El último fin de semana de mayo se llevó a cabo la XV edición de la CADE Universitaria 2009, en la Escuela Naval del Perú, en el Callao. Como ex–cadista, debo confesar que este encuentro es mucho más provechoso que simplemente colocarlo cual premio en tu currículum. Su valor se expresa en una sencilla razón: te abre puertas.

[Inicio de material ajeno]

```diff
@@ -74,29 +93,24 @@
     if (!UP) voff0[i] = ok ? (lin * (unsigned)p.C0 + half * 4) * 4u : 0x80000000u;
     voff1[i] = ok ? (lin * (unsigned)p.C1 + half * 4) * 4u : 0x80000000u;
   }
-  int l_lin[2], l_meta[2];
-  const int lw = W >> 1;
-  if (UP) {
+  unsigned l_off = 0x80000000u;
+  bool l_ok = false;
+  float* l_dst = Ls;
+  if constexpr (UP) {
     const int h = H >> 1, w = W >> 1;
-#pragma unroll
-    for (int i = 0; i < 2; ++i) {
-      const int slot = tid + 512 * i;
-      const int pix = slot < 2 * WN_PPIX ? slot >> 1 : 0;
-      const int prow = pix / WN_PW, pcol = pix - prow * WN_PW;
-      int gy0 = (y0 >> 1) - 1 + (prow >> 1), gx0 = (x0 >> 1) - 1 + (pcol >> 1);
-      int gy1 = gy0 + 1, gx1 = gx0 + 1;
-      gy0 = gy0 < 0 ? 0 : (gy0 > h - 1 ? h - 1 : gy0);
-      gy1 = gy1 < 0 ? 0 : (gy1 > h - 1 ? h - 1 : gy1);
-      gx0 = gx0 < 0 ? 0 : (gx0 > w - 1 ? w - 1 : gx0);
-      gx1 = gx1 < 0 ? 0 : (gx1 > w - 1 ? w - 1 : gx1);
-      l_lin[i] = (n * h + gy0) * w + gx0;
-      l_meta[i] = (gx1 - gx0) | ((gy1 - gy0) << 1) | ((pcol & 1) << 2) | ((prow & 1) << 3);
-    }
-  }
-  constexpr int NSET = UP ? 1 : 2;
+    const int slot = wave * 27 + lane - (wave & 1);
+    l_ok = lane >= (wave & 1) && lane < 27 + (wave & 1);
+    const int pix = l_ok ? slot >> 1 : 0;
+    const int lr = pix / WN_LW, lc = pix - lr * WN_LW;
+    int gy = (y0 >> 1) - 1 + lr, gx = (x0 >> 1) - 1 + lc;
+    gy = gy < 0 ? 0 : (gy > h - 1 ? h - 1 : gy);
+    gx = gx < 0 ? 0 : (gx > w - 1 ? w - 1 : gx);
+    if (l_ok) l_off = ((unsigned)((n * h + gy) * w + gx) * (unsigned)p.C0 + half * 4) * 4u;
+    l_dst = Ls + (l_ok ? slot : 0) * 4;
+  }
+  constexpr int NSET = 2;
   f32x4 pr[NSET][2];
-  f32x4 pt[UP ? 2 : 1][3];
-  bool pup = false;
+  bool pup[NSET] = {false, false};
   f32x4 ca[NSET], cb[NSET];
 #pragma unroll
   for (int q = 0; q < NSET; ++q) { ca[q] = f32x4{1.f, 1.f, 1.f, 1.f}; cb[q] = f32x4{0.f, 0.f, 0.f, 0.f}; }
@@ -109,23 +123,13 @@
     const __amdgpu_buffer_rsrc_t rs = first ? rs0 : rs1;
     const int Cs = first ? p.C0 : p.C1;
     const int cc = first ? c : c - p.C0;
-    if (UP && first) {
-      if (i == 1) pup = true;
-      const unsigned o = (unsigned)(l_lin[i] * Cs + cc + half * 4);
-      const unsigned dx = (l_meta[i] & 1) ? (unsigned)Cs : 0u;
-      const unsigned dy = (l_meta[i] & 2) ? (unsigned)(lw * Cs) : 0u;
-      pr[Q][i] = buf_ld4<float>(rs, o, 0u);
-      if constexpr (UP) {
-        pt[i][0] = buf_ld4<float>(rs, o + dx, 0u);
-        pt[i][1] = buf_ld4<float>(rs, o + dy, 0u);
-        pt[i][2] = buf_ld4<float>(rs, o + dy + dx, 0u);
-      }
-    } else {
-      if (UP && i == 1) pup = false;
-      unsigned vo = voff1[i];
-      if constexpr (!UP) vo = first ? voff0[i] : voff1[i];
-      pr[Q][i] = __builtin_bit_cast(f32x4, __builtin_amdgcn_raw_buffer_load_b128(rs, vo, cc * 4, 0));
-    }
+    unsigned vo = voff1[i];
+    if constexpr (!UP) vo = first ? voff0[i] : voff1[i];
+    else {
+      if (i == 0) pup[Q] = first;
+      if (first) vo = i == 0 ? l_off : 0x80000000u;
+    }
+    pr[Q][i] = __builtin_bit_cast(f32x4, __builtin_amdgcn_raw_buffer_load_b128(rs, vo, cc * 4, 0));
     if (ACT && i == 1) {
       const float* al = (first ? p.act0_alpha : p.act1_alpha) + ((size_t)n * Cs + cc);
       const float* be = (first ? p.act0_beta : p.act1_beta) + ((size_t)n * Cs + cc);
@@ -149,22 +153,12 @@
     constexpr int B = decltype(bc)::value;
     constexpr int Q = decltype(setc)::value;
     f32x4 v = pr[Q][i];
-    if (ACT) {
-      const f32x4 a1 = ca[Q], b1 = cb[Q];
-      const float sl = p.slope;
-      bool done = false;
-      if constexpr (UP) {
-        if (pup) {
-          const f32x4 p00 = act4f(v, a1, b1, sl, 1.f), p01 = act4f(pt[i][0], a1, b1, sl, 1.f);
-          const f32x4 p10 = act4f(pt[i][1], a1, b1, sl, 1.f);
-          const f32x4 p11 = act4f(pt[i][2], a1, b1, sl, 1.f);
-          const float wx1 = (l_meta[i] & 4) ? 0.75f : 0.25f, wx0 = 1.f - wx1;
-          const float wy1 = (l_meta[i] & 8) ? 0.75f : 0.25f, wy0 = 1.f - wy1;
-          v = (p00 * wx0 + p01 * wx1) * wy0 + (p10 * wx0 + p11 * wx1) * wy1;
-          done = true;
-        }
+    if (ACT) v = act4f(v, ca[Q], cb[Q], p.slope, 1.f);
+    if constexpr (UP) {
+      if (pup[Q]) {
+        if (i == 0 && l_ok) *reinterpret_cast<f32x4*>(l_dst + B * WN_LB) = v;
+        return;
       }
-      if (!done) v = act4f(v, a1, b1, sl, 1.f);
     }
     if (okslot[i]) {
       float* d = (i == 0 ? rdst0 : rdst1) + B * RB;
@@ -197,6 +191,63 @@
     Vb[(4 * a + 2) * 512] = hi[0] - lo[1];
     Vb[(4 * a + 3) * 512] = lo[1] - hi[1];
   };
+  float tl[9];
+  unsigned t_la = 0;
+  bool wg_border = false, p_top = false, p_bot = false, p_lft = false, p_rgt = false;
+  if constexpr (UP) {
+    const int ty_t = t_tile >> 4, tx_t = t_tile & 15;
+    t_la = lds_addr(Ls + (ty_t * WN_LW + tx_t) * WN_KC + t_ch);
+    wg_border = y0 == 0 || y0 + WN_TH == H || x0 == 0 || x0 + WN_TW == W;
+    p_top = y0 == 0 && ty_t == 0;
+    p_bot = y0 + WN_TH == H && ty_t == 3;
+    p_lft = x0 == 0 && tx_t == 0;
+    p_rgt = x0 + WN_TW == W && tx_t == 15;
+  }
+  auto tu_rd = [&](auto bc) {
+    constexpr int B = decltype(bc)::value;
+    wn_for<0, 9>([&](auto ic) {
+      constexpr int r = decltype(ic)::value / 3, c = decltype(ic)::value % 3;
+      tl[3 * r + c] = lds_rd32<(B * WN_LB + (r * WN_LW + c) * WN_KC) * 4>(t_la);
+    });
+  };
+  auto tu_wr_impl = [&](auto bc, auto pc) {
+    constexpr bool PAD = decltype(pc)::value;
+    float cb4[3][4];
+#pragma unroll
+    for (int r = 0; r < 3; ++r)
+#pragma unroll
+      for (int m = 0; m < 4; ++m) {
+        const float w1 = (m & 1) ? 0.75f : 0.25f, w0 = 1.f - w1;
+        cb4[r][m] = fmaf(tl[3 * r + (m >> 1) + 1], w1, tl[3 * r + (m >> 1)] * w0);
+      }
+    float d[4][4];
+#pragma unroll
+    for (int k = 0; k < 4; ++k)
+#pragma unroll
+      for (int m = 0; m < 4; ++m) {
+        const float w1 = (k & 1) ? 0.75f : 0.25f, w0 = 1.f - w1;
+        d[k][m] = fmaf(w0, cb4[k >> 1][m], w1 * cb4[(k >> 1) + 1][m]);
+        if constexpr (PAD) {
+          const bool pad = (k == 0 && p_top) || (k == 3 && p_bot) || (m == 0 && p_lft) ||
+                           (m == 3 && p_rgt);
+          d[k][m] = pad ? 0.f : d[k][m];
+        }
+      }
+    wn_for<0, 4>([&](auto ac) {
+      constexpr int a = decltype(ac)::value;
+      constexpr int r0 = a == 0 ? 0 : (a == 1 ? 1 : (a == 2 ? 2 : 1));
+      constexpr int r1 = a == 0 ? 2 : (a == 1 ? 2 : (a == 2 ? 1 : 3));
+      tr[0] = f32x2v{d[r0][0], d[r0][1]};
+      tr[1] = f32x2v{d[r0][2], d[r0][3]};
+      tr[2] = f32x2v{d[r1][0], d[r1][1]};
+      tr[3] = f32x2v{d[r1][2], d[r1][3]};
+      t_wr(ac, bc);
+    });
+  };
+  auto tu_wr = [&](auto bc) {
+    if (wg_border) tu_wr_impl(bc, std::true_type{});
+    else tu_wr_impl(bc, std::false_type{});
+  };
   const float* ubase = wp.wu + (size_t)((p.n_off / WN_BN + tn) * chunks) * WN_BUF;
   const int uwave = __builtin_amdgcn_readfirstlane(wave) * 1024;
   const unsigned lane16 = (unsigned)lane * 16u;
@@ -219,7 +270,7 @@
   for (int x = 0; x < 16; ++x)
 #pragma unroll
     for (int b = 0; b < 2; ++b) acc[x][b] = f32x4{0.f, 0.f, 0.f, 0.f};
-  constexpr int FS = UP ? 1 : 2;
+  constexpr int FS = 2;
   f32x2v fa[FS], fb0[FS], fb1[FS];
   auto frag = [&](auto bc, auto xc) {
     constexpr int x = decltype(xc)::value;
@@ -241,110 +292,89 @@
     constexpr int x = decltype(xc)::value;
     constexpr int TR = decltype(trc)::value;
     constexpr int sl = x % FS;
-    if constexpr (FS == 2) {
-      if constexpr (x + 1 < 16) frag(bc, wn_ic<x + 1>{});
-      lds_wait<(x + 1 < 16 ? 3 : 0) + TR>(fa[sl], fb0[sl], fb1[sl]);
-      __builtin_amdgcn_sched_barrier(0);
-      mm(xc);
-    } else {
-      lds_wait<0>(fa[sl], fb0[sl], fb1[sl]);
-      __builtin_amdgcn_sched_barrier(0);
-      mm(xc);
-      if constexpr (x + 1 < 16) frag(bc, wn_ic<x + 1>{});
-    }
+    if constexpr (x + 1 < 16) frag(bc, wn_ic<x + 1>{});
+    lds_wait<(x + 1 < 16 ? 3 : 0) + TR>(fa[sl], fb0[sl], fb1[sl]);
+    __builtin_amdgcn_sched_barrier(0);
+    mm(xc);
   };
 
   using S0 = wn_ic<0>;
-  using S1 = wn_ic<NSET - 1>;
+  using S1 = wn_ic<1>;
   auto cl = [&](int c) { return c < chunks ? c : chunks - 1; };
   auto vm_done = [&]() {
     asm volatile("s_waitcnt vmcnt(0)" ::: "memory");
 #pragma unroll
     for (int q = 0; q < NSET; ++q) reg_anchor(ca[q], cb[q]);
   };
-  if constexpr (NSET == 2) {
-    load_raw(0, wn_ic<0>{}, S0{});
-    load_raw(0, wn_ic<1>{}, S0{});
-    load_raw(cl(1), wn_ic<0>{}, S1{});
-    load_raw(cl(1), wn_ic<1>{}, S1{});
-    wn_for<0, 4>([&](auto ic) { dma_u(0, wn_ic<0>{}, ic); });
-    vm_done();
-    store_raw(wn_ic<0>{}, wn_ic<0>{}, S0{});
-    store_raw(wn_ic<1>{}, wn_ic<0>{}, S0{});
-    store_raw(wn_ic<0>{}, wn_ic<1>{}, S1{});
-    store_raw(wn_ic<1>{}, wn_ic<1>{}, S1{});
-    load_raw(cl(2), wn_ic<0>{}, S0{});
-    load_raw(cl(2), wn_ic<1>{}, S0{});
-    load_raw(cl(3), wn_ic<0>{}, S1{});
-    load_raw(cl(3), wn_ic<1>{}, S1{});
-    __syncthreads();
+  load_raw(0, wn_ic<0>{}, S0{});
+  load_raw(0, wn_ic<1>{}, S0{});
+  load_raw(cl(1), wn_ic<0>{}, S1{});
+  load_raw(cl(1), wn_ic<1>{}, S1{});
+  wn_for<0, 4>([&](auto ic) { dma_u(0, wn_ic<0>{}, ic); });
+  vm_done();
+  store_raw(wn_ic<0>{}, wn_ic<0>{}, S0{});
+  store_raw(wn_ic<1>{}, wn_ic<0>{}, S0{});
+  store_raw(wn_ic<0>{}, wn_ic<1>{}, S1{});
+  store_raw(wn_ic<1>{}, wn_ic<1>{}, S1{});
+  load_raw(cl(2), wn_ic<0>{}, S0{});
+  load_raw(cl(2), wn_ic<1>{}, S0{});
+  load_raw(cl(3), wn_ic<0>{}, S1{});
+  load_raw(cl(3), wn_ic<1>{}, S1{});
+  __syncthreads();
+  if constexpr (UP) {
+    tu_rd(wn_ic<0>{});
+    lds_wait9<0>(tl);
+    tu_wr(wn_ic<0>{});
+  } else {
     wn_for<0, 4>([&](auto ac) {
       t_rd(ac, wn_ic<0>{});
       asm volatile("s_waitcnt lgkmcnt(0)" ::: "memory");
       t_wr(ac, wn_ic<0>{});
     });
-  } else {
-    load_raw(0, wn_ic<0>{}, S0{});
-    load_raw(0, wn_ic<1>{}, S0{});
-    wn_for<0, 4>([&](auto ic) { dma_u(0, wn_ic<0>{}, ic); });
-    vm_done();
-    store_raw(wn_ic<0>{}, wn_ic<0>{}, S0{});
-    store_raw(wn_ic<1>{}, wn_ic<0>{}, S0{});
-    load_raw(cl(1), wn_ic<0>{}, S0{});
-    load_raw(cl(1), wn_ic<1>{}, S0{});
-    __syncthreads();
-    wn_for<0, 4>([&](auto ac) {
-      t_rd(ac, wn_ic<0>{});
-      asm volatile("s_waitcnt lgkmcnt(0)" ::: "memory");
-      t_wr(ac, wn_ic<0>{});
-    });
-    vm_done();
-    store_raw(wn_ic<0>{}, wn_ic<1>{}, S0{});
-    store_raw(wn_ic<1>{}, wn_ic<1>{}, S0{});
-    load_raw(cl(2), wn_ic<0>{}, S0{});
-    load_raw(cl(2), wn_ic<1>{}, S0{});
   }
   auto chunk_body = [&](int c, auto bc) {
     constexpr int B = decltype(bc)::value;
     using NB = wn_ic<B ^ 1>;
-    using SB = wn_ic<(NSET == 2 ? B : 0)>;
-    if constexpr (NSET == 2) {
-      if constexpr (ACT) asm volatile("s_waitcnt vmcnt(4) lgkmcnt(0)" ::: "memory");
-      else asm volatile("s_waitcnt vmcnt(2) lgkmcnt(0)" ::: "memory");
-    } else {
-      asm volatile("s_waitcnt vmcnt(0) lgkmcnt(0)" ::: "memory");
-    }
+    using SB = wn_ic<B>;
+    if constexpr (ACT) asm volatile("s_waitcnt vmcnt(4) lgkmcnt(0)" ::: "memory");
+    else asm volatile("s_waitcnt vmcnt(2) lgkmcnt(0)" ::: "memory");
     __builtin_amdgcn_s_barrier();
     reg_anchor(ca[SB::value], cb[SB::value]);
     frag(bc, wn_ic<0>{});
+    const bool up_next = UP && (c + 1) * WN_KC < p.C0;
     wn_for<0, 16>([&](auto xc) {
       constexpr int x = decltype(xc)::value;
-      if constexpr (FS == 2) {
-        constexpr bool T = x >= 8 && x < 12;
+      constexpr bool T = x >= 8 && x < 12;
+      if constexpr (UP && (T || x == 7)) {
+        if constexpr (x == 7) {
+          tu_rd(NB{});
+          stage(bc, xc, wn_ic<9>{});
+        } else {
+          constexpr int sn = (x + 1) % FS;
+          t_rd(wn_ic<x - 8>{}, NB{});
+          stage(bc, xc, wn_ic<4>{});
+          lds_wait<0>(tr[0], tr[1], tr[2], tr[3]);
+          if constexpr (x + 1 < 16) lds_wait<0>(fa[sn], fb0[sn], fb1[sn]);
+          if constexpr (x == 8) lds_wait9<0>(tl);
+          if (up_next) {
+            if constexpr (x == 8) tu_wr(NB{});
+          } else {
+            t_wr(wn_ic<x - 8>{}, NB{});
+          }
+        }
+      } else {
         if constexpr (T) t_rd(wn_ic<(T ? x - 8 : 0)>{}, NB{});
         stage(bc, xc, wn_ic<(T ? 4 : 0)>{});
         if constexpr (T) {
           lds_wait<3>(tr[0], tr[1], tr[2], tr[3]);
           t_wr(wn_ic<(T ? x - 8 : 0)>{}, NB{});
         }
-      } else {
-        stage(bc, xc, wn_ic<0>{});
-        if constexpr (x >= 8 && x < 12) t_wr(wn_ic<(x >= 8 && x < 12 ? x - 8 : 0)>{}, NB{});
-        if constexpr (x >= 7 && x < 11) t_rd(wn_ic<(x >= 7 && x < 11 ? x - 7 : 0)>{}, NB{});
       }
-      if constexpr (NSET == 2) {
-        if constexpr (x == 0) store_raw(wn_ic<0>{}, bc, SB{});
-        if constexpr (x == 1) store_raw(wn_ic<1>{}, bc, SB{});
-        if constexpr (x >= 2 && x < 6) dma_u(cl(c + 1), NB{}, wn_ic<(x >= 2 && x < 6 ? x - 2 : 0)>{});
-        if constexpr (x == 6) load_raw(cl(c + 4), wn_ic<0>{}, SB{});
-        if constexpr (x == 7) load_raw(cl(c + 4), wn_ic<1>{}, SB{});
-      } else {
-        if constexpr (x == 0) store_raw(wn_ic<0>{}, bc, SB{});
-        if constexpr (x == 1) load_raw(cl(c + 3), wn_ic<0>{}, SB{});
-        if constexpr (x == 2) store_raw(wn_ic<1>{}, bc, SB{});
-        if constexpr (x == 3) load_raw(cl(c + 3), wn_ic<1>{}, SB{});
-        if constexpr (x >= 4 && x < 8) dma_u(cl(c + 1), NB{}, wn_ic<(x >= 4 && x < 8 ? x - 4 : 0)>{});
-      }
+      if constexpr (x == 0) store_raw(wn_ic<0>{}, bc, SB{});
+      if constexpr (x == 1) store_raw(wn_ic<1>{}, bc, SB{});
+      if constexpr (x >= 2 && x < 6) dma_u(cl(c + 1), NB{}, wn_ic<(x >= 2 && x < 6 ? x - 2 : 0)>{});
+      if constexpr (x == 6) load_raw(cl(c + 4), wn_ic<0>{}, SB{});
+      if constexpr (x == 7) load_raw(cl(c + 4), wn_ic<1>{}, SB{});
       __builtin_amdgcn_sched_barrier(0);
     });
   };
@@ -511,12 +541,13 @@
 template <bool ACT, bool STATS, bool BSTATS, bool UP = false>
 int launch_wino(const WinoParams& wp, hipStream_t stream) {
   auto kern = conv_wino_kernel<ACT, STATS, BSTATS, UP>;
-  UNET_SET_DYN_LDS(kern, WN_LDS);
+  constexpr size_t lds = UP ? WN_LDS_UP : WN_LDS;
+  UNET_SET_DYN_LDS(kern, lds);
   const IgemmParams& p = wp.g;
   const long long tiles =
       (long long)p.N * (p.Hin / WN_TH) * (p.Win / WN_TW) * (p.Ncols / WN_BN);
   const long long blocks = tiles;
-  hipLaunchKernelGGL(kern, dim3((unsigned)blocks), dim3(512), WN_LDS, stream, wp);
+  hipLaunchKernelGGL(kern, dim3((unsigned)blocks), dim3(512), lds, stream, wp);
   UNET_CHECK_LAUNCH("conv_wino");
   return UNET_OK;
 }
```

Puertas y caminos hacia nuevas oportunidades de negocio, al conocimiento de temas que generalmente exploran el futuro de la humanidad (aunque quién sabe qué irá a pasar), que revelan verdades y mentiras acerca del mercado laboral, y nos enseñan cómo ser líderes en una organización, y cómo inculcar la ética en el trabajo y la responsabilidad social empresarial.

Pero hay otra gran ventaja que ofrece este foro: los contactos. Como participantes, tenemos la oportunidad de codearnos con grandes empresarios, periodistas, políticos y demás gente emprendedora (entre organizadores y demás cadistas); para tomarnos una foto, pedirles su tarjeta y cuestionarlos sobre lo que se nos antoje. Siempre estarán dispuestos a escucharnos.

Un día en la CADE es agotador. Implica puntualidad, disciplina, un horario ajustado, un traje sastre, soportar el frío de mayo, y hacer uso de tus cinco sentidos para aprovechar y no perderte entre las continuas ponencias y demás actividades del programa, que no paran de ocho de la mañana a diez de la noche.

Sin embargo, todo es compensado por este encuentro único. El solo hecho de estar allí, ya nos coloca en un asiento vip como los mejores estudiantes del país. Expositores y organizadores del evento nos alaban por ello, y nos sentimos como en kínder, felices por nuestra estrellita en la frente.